> **Work to be completed**: For the material that follows, tally the lines holding "undef" and give the total alone.

> **Data section**:
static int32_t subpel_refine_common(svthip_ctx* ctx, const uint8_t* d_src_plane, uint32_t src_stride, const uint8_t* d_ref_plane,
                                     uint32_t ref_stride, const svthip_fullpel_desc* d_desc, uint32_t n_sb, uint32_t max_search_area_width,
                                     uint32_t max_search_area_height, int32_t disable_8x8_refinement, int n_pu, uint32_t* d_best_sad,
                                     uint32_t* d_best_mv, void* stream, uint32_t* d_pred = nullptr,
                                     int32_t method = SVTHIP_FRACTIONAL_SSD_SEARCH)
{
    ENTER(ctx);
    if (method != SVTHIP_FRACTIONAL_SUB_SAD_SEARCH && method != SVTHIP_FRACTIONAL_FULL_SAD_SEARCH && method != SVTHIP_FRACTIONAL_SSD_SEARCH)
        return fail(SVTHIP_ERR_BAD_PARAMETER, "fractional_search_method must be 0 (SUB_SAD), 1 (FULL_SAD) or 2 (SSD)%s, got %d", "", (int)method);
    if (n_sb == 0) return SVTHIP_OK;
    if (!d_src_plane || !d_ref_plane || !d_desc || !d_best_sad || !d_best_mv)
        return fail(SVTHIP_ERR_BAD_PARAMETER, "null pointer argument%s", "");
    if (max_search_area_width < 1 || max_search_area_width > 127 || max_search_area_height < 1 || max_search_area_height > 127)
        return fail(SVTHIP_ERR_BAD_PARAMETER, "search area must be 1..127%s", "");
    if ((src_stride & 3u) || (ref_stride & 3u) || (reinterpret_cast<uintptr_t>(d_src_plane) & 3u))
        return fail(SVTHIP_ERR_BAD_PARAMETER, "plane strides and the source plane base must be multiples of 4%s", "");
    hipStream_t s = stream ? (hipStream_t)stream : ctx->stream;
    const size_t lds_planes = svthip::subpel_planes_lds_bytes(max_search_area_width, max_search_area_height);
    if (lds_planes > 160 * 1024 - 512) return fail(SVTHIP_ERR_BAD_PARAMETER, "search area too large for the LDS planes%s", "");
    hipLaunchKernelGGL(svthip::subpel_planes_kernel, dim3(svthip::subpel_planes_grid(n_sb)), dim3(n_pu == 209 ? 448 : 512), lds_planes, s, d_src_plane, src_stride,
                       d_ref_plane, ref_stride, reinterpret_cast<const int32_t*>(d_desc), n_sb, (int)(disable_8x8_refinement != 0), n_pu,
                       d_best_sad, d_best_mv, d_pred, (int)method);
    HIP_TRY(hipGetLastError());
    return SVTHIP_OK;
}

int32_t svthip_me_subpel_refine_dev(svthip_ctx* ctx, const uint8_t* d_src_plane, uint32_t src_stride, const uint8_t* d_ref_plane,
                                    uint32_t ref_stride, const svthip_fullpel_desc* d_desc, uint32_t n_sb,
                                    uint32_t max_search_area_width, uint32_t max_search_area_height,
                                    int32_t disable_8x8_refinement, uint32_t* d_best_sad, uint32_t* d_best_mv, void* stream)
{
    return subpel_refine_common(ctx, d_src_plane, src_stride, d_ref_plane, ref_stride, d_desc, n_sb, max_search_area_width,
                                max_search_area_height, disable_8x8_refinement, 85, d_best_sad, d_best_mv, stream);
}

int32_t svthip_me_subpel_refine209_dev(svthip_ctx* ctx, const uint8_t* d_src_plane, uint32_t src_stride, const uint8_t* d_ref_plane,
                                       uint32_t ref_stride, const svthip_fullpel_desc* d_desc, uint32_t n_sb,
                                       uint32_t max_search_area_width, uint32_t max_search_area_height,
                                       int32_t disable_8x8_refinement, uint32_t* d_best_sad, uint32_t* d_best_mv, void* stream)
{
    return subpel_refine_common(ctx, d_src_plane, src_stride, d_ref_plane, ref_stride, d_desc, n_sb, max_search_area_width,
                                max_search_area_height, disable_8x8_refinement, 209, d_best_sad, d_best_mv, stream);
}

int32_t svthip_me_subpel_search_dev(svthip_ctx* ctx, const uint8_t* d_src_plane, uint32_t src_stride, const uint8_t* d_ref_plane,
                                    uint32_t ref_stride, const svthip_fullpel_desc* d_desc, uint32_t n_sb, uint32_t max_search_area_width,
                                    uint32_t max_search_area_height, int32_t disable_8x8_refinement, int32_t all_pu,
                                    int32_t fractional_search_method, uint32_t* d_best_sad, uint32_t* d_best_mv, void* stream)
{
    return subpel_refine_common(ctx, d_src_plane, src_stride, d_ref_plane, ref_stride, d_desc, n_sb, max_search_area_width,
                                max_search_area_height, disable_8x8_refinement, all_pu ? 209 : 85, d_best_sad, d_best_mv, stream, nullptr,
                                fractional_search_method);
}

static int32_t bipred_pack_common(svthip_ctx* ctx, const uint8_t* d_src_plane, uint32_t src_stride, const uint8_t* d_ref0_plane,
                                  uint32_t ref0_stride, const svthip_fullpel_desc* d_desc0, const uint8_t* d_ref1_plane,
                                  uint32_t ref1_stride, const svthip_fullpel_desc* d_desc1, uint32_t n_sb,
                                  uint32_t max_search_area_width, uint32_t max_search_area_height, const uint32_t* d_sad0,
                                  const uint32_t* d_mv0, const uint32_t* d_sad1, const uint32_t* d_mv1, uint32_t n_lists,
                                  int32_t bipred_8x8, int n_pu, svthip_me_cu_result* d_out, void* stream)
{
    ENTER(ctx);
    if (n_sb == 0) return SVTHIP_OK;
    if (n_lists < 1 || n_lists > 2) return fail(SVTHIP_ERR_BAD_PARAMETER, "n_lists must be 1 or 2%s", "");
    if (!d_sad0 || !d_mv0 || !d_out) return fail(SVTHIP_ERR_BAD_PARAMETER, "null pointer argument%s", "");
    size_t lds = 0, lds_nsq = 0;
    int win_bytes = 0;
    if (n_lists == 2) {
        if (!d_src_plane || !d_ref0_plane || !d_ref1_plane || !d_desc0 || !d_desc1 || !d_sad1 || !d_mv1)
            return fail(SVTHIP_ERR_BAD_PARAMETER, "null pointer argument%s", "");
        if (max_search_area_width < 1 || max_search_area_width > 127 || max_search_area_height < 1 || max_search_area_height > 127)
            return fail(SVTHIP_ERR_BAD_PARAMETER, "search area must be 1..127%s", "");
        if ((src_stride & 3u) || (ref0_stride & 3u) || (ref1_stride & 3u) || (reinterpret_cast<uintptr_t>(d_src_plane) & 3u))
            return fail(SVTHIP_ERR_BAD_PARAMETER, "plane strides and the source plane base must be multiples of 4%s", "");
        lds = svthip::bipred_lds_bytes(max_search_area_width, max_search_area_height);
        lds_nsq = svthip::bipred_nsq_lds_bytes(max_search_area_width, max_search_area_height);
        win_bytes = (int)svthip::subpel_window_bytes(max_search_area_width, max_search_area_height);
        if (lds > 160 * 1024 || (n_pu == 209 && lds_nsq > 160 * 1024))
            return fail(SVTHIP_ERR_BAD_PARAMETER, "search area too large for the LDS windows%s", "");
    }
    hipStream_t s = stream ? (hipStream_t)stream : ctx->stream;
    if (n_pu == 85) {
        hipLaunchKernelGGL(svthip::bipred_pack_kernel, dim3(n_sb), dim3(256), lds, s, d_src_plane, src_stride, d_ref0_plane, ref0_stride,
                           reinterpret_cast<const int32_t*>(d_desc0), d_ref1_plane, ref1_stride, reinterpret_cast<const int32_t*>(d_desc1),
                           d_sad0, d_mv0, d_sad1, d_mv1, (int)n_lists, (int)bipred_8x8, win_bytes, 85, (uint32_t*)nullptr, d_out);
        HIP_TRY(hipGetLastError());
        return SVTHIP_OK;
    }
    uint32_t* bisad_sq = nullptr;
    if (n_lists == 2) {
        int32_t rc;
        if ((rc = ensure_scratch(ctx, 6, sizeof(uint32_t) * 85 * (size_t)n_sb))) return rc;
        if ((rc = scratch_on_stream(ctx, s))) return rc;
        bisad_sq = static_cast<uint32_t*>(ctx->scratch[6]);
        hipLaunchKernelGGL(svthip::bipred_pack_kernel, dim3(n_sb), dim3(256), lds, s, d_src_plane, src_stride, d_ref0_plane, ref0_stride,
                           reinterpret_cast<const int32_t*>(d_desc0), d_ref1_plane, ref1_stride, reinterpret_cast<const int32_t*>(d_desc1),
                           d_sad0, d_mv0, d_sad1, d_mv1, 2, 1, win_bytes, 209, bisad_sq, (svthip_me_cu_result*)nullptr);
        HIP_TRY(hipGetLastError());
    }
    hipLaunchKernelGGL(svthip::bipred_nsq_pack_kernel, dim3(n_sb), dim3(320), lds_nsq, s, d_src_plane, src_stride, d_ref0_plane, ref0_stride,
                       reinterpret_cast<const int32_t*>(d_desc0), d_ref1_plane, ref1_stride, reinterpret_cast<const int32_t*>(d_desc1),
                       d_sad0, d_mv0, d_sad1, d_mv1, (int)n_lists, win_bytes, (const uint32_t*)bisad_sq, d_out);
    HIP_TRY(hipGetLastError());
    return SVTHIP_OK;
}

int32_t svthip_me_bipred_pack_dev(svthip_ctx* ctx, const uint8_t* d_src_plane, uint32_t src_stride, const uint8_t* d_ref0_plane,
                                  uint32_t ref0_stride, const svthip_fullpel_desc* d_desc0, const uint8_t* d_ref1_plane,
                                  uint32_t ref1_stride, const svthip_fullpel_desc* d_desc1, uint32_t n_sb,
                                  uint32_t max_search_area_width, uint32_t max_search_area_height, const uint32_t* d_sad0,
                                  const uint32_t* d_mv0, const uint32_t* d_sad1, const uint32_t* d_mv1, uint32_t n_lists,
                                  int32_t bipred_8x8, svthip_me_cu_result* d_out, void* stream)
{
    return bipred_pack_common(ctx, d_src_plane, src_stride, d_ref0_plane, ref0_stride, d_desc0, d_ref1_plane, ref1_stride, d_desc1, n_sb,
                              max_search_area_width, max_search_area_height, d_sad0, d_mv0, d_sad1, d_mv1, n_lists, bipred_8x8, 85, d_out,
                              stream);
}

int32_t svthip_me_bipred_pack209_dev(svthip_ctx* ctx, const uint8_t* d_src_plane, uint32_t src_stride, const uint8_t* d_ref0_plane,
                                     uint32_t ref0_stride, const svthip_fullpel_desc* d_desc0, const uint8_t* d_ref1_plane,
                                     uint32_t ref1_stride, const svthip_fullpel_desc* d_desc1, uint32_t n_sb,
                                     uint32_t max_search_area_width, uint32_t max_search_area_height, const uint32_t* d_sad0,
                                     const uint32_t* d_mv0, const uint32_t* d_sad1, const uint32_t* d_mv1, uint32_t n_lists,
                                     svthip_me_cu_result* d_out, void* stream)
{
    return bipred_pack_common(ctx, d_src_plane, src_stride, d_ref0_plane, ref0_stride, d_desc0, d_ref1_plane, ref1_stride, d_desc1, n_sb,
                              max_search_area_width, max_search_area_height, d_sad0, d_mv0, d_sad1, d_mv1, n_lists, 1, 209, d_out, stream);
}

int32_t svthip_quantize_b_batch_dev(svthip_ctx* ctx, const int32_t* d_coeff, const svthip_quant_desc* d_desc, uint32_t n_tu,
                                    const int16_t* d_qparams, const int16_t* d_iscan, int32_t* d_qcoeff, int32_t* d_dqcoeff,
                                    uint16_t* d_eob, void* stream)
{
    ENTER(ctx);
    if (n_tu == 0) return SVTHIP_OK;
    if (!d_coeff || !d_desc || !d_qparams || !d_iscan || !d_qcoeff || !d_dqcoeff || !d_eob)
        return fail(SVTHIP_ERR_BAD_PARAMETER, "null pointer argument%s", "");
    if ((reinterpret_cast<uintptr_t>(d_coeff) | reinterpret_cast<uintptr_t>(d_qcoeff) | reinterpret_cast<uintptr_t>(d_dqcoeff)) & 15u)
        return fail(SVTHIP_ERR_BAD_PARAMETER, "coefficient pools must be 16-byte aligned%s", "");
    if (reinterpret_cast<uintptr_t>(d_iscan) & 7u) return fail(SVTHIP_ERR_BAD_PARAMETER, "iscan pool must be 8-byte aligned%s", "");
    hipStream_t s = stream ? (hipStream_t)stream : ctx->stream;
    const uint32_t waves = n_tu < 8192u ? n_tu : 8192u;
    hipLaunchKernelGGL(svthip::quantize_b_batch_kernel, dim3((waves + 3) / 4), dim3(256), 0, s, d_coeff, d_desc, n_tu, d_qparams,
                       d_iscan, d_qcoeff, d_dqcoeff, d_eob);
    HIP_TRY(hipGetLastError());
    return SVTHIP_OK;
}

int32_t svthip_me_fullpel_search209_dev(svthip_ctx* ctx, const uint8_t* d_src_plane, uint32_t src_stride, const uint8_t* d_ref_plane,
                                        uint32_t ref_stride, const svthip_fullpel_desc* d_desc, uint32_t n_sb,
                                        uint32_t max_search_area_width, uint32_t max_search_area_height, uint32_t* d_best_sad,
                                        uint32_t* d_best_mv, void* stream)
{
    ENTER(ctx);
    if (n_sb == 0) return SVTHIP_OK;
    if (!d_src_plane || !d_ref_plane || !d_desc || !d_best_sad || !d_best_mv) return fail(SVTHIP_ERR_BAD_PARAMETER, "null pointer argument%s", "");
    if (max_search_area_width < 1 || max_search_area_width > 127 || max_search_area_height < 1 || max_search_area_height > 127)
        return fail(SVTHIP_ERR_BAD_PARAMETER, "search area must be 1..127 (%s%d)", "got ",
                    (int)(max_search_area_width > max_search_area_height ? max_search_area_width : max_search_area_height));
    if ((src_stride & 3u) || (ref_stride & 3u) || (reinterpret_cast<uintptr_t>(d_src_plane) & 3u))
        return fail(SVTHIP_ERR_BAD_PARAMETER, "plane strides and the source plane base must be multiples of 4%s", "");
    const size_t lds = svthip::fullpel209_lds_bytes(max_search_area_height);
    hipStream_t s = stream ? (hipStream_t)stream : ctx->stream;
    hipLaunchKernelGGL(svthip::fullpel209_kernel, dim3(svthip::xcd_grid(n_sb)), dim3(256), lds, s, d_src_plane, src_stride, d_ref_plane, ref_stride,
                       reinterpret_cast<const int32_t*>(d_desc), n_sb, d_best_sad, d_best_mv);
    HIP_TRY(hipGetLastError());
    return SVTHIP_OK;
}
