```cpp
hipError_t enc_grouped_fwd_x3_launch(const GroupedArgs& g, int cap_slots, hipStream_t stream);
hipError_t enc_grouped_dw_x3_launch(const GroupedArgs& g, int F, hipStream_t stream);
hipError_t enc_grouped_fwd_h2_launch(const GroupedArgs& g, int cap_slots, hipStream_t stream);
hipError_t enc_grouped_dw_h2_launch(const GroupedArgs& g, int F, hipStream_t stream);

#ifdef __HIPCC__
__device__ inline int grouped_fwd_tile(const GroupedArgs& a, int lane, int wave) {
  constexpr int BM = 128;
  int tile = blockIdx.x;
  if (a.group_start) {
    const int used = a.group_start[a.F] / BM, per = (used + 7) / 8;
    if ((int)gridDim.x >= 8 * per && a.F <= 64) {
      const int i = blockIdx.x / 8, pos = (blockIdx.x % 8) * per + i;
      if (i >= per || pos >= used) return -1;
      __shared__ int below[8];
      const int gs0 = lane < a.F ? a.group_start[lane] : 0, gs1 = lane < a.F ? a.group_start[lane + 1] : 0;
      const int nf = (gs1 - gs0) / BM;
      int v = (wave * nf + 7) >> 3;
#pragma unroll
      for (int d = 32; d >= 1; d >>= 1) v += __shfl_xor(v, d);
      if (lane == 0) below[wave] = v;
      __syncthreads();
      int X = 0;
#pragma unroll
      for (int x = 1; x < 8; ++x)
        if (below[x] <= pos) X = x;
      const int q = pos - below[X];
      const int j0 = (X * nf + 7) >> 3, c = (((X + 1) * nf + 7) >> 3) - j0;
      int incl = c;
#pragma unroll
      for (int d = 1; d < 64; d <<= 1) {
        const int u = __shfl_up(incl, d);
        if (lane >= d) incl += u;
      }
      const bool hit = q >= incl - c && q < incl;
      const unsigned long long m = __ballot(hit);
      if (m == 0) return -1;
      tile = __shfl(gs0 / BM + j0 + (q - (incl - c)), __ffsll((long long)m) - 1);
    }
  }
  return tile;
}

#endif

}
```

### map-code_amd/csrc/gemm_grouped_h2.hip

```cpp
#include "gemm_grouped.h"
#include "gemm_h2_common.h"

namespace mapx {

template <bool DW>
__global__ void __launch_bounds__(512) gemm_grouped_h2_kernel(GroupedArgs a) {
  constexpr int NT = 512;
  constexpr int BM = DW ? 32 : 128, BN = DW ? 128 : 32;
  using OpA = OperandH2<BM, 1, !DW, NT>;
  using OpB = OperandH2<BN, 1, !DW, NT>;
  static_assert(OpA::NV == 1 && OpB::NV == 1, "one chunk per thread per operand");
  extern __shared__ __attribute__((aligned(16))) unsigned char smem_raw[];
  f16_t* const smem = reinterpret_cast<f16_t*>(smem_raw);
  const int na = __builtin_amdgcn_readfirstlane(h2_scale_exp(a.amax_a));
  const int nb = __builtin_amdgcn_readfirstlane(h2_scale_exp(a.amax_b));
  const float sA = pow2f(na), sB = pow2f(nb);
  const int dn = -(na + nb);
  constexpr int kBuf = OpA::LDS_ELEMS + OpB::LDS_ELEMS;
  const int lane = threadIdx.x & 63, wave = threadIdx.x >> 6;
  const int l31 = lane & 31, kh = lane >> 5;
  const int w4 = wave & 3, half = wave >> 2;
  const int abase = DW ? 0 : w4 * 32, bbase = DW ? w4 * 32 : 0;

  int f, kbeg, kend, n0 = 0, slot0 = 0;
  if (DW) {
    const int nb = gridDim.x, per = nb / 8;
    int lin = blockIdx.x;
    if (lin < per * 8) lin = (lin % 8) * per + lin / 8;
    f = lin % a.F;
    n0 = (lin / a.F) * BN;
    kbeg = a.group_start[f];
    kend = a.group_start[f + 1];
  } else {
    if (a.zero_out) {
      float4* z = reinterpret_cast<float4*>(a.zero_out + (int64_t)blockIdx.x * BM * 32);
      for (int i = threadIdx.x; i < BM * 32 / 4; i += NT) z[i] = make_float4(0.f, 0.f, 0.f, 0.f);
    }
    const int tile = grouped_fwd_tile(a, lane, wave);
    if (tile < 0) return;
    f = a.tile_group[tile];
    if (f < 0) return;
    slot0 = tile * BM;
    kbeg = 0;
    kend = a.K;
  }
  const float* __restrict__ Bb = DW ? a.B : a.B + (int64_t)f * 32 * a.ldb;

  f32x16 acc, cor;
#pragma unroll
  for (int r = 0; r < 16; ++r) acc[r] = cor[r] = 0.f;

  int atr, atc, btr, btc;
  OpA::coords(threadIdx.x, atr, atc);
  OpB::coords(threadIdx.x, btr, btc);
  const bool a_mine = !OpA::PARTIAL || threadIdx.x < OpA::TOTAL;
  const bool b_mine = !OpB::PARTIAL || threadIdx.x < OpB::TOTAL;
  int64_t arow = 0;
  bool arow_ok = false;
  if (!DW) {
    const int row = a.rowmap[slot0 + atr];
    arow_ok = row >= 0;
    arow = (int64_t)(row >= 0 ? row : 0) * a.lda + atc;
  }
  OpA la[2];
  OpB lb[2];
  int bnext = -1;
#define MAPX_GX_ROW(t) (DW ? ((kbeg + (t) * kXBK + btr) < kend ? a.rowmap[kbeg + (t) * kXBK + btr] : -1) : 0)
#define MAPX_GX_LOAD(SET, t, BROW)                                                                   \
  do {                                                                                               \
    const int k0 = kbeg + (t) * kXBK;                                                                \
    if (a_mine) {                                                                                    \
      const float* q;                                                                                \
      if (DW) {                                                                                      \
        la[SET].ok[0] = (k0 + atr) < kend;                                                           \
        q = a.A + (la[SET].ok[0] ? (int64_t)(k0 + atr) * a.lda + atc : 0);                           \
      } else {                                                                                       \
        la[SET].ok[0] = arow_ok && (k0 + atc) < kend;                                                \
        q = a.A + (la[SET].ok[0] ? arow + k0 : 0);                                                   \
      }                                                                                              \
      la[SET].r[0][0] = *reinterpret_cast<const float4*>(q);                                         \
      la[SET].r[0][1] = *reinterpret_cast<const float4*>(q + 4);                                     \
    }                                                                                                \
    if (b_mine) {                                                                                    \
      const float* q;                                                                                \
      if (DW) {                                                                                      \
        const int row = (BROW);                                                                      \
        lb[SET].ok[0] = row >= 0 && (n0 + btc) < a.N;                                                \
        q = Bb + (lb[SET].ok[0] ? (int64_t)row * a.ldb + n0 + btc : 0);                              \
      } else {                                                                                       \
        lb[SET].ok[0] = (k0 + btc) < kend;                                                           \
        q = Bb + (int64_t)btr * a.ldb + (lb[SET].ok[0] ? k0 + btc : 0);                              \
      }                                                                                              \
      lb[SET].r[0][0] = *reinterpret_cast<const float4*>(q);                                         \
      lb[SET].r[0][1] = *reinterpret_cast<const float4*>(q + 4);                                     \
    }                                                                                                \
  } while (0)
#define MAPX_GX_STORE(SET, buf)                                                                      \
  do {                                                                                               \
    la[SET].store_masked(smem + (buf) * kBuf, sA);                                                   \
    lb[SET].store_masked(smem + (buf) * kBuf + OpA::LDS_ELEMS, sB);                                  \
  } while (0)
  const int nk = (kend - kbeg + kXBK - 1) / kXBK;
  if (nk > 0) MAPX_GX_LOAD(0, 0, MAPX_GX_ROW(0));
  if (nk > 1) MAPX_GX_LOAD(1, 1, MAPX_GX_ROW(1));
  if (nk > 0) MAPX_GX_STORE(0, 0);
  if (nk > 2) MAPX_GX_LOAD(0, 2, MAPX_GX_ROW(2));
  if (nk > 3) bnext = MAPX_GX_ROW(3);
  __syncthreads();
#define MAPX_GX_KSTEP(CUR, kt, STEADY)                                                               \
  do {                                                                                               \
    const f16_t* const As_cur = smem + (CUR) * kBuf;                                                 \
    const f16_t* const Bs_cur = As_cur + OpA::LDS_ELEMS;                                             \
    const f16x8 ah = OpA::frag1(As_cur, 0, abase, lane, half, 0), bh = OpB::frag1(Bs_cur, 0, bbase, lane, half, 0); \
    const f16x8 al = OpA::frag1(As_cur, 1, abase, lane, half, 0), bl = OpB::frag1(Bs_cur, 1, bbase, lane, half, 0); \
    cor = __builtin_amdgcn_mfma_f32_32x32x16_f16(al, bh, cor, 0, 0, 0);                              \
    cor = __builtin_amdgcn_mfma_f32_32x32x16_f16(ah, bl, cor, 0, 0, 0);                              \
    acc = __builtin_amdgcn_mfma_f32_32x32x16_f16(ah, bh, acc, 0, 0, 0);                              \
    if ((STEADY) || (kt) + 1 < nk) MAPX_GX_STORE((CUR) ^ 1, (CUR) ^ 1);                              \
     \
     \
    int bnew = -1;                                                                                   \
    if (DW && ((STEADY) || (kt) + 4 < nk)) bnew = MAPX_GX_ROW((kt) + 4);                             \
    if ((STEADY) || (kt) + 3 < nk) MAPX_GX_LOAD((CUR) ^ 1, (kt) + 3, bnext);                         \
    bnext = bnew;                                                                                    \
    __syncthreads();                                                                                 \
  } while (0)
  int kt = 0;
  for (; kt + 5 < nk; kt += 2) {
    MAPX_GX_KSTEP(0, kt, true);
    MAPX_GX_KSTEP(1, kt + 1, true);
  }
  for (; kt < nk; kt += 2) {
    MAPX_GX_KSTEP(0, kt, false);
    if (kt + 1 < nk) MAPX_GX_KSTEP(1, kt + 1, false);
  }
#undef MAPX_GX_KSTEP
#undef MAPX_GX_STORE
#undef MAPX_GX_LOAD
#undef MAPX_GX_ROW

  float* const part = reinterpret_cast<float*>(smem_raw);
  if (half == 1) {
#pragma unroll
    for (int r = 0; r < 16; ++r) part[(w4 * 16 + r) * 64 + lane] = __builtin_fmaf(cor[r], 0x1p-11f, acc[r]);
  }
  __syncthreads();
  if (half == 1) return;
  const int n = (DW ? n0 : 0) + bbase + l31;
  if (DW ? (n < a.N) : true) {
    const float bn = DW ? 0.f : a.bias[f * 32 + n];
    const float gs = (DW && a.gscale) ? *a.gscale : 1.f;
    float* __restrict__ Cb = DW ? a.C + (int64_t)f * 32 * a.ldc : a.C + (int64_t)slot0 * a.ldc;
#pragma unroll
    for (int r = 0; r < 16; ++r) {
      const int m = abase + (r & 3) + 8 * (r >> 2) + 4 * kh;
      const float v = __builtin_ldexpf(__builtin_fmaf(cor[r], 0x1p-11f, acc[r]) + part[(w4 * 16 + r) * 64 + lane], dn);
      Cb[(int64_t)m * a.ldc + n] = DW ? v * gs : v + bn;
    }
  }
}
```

> **Written solution**: 4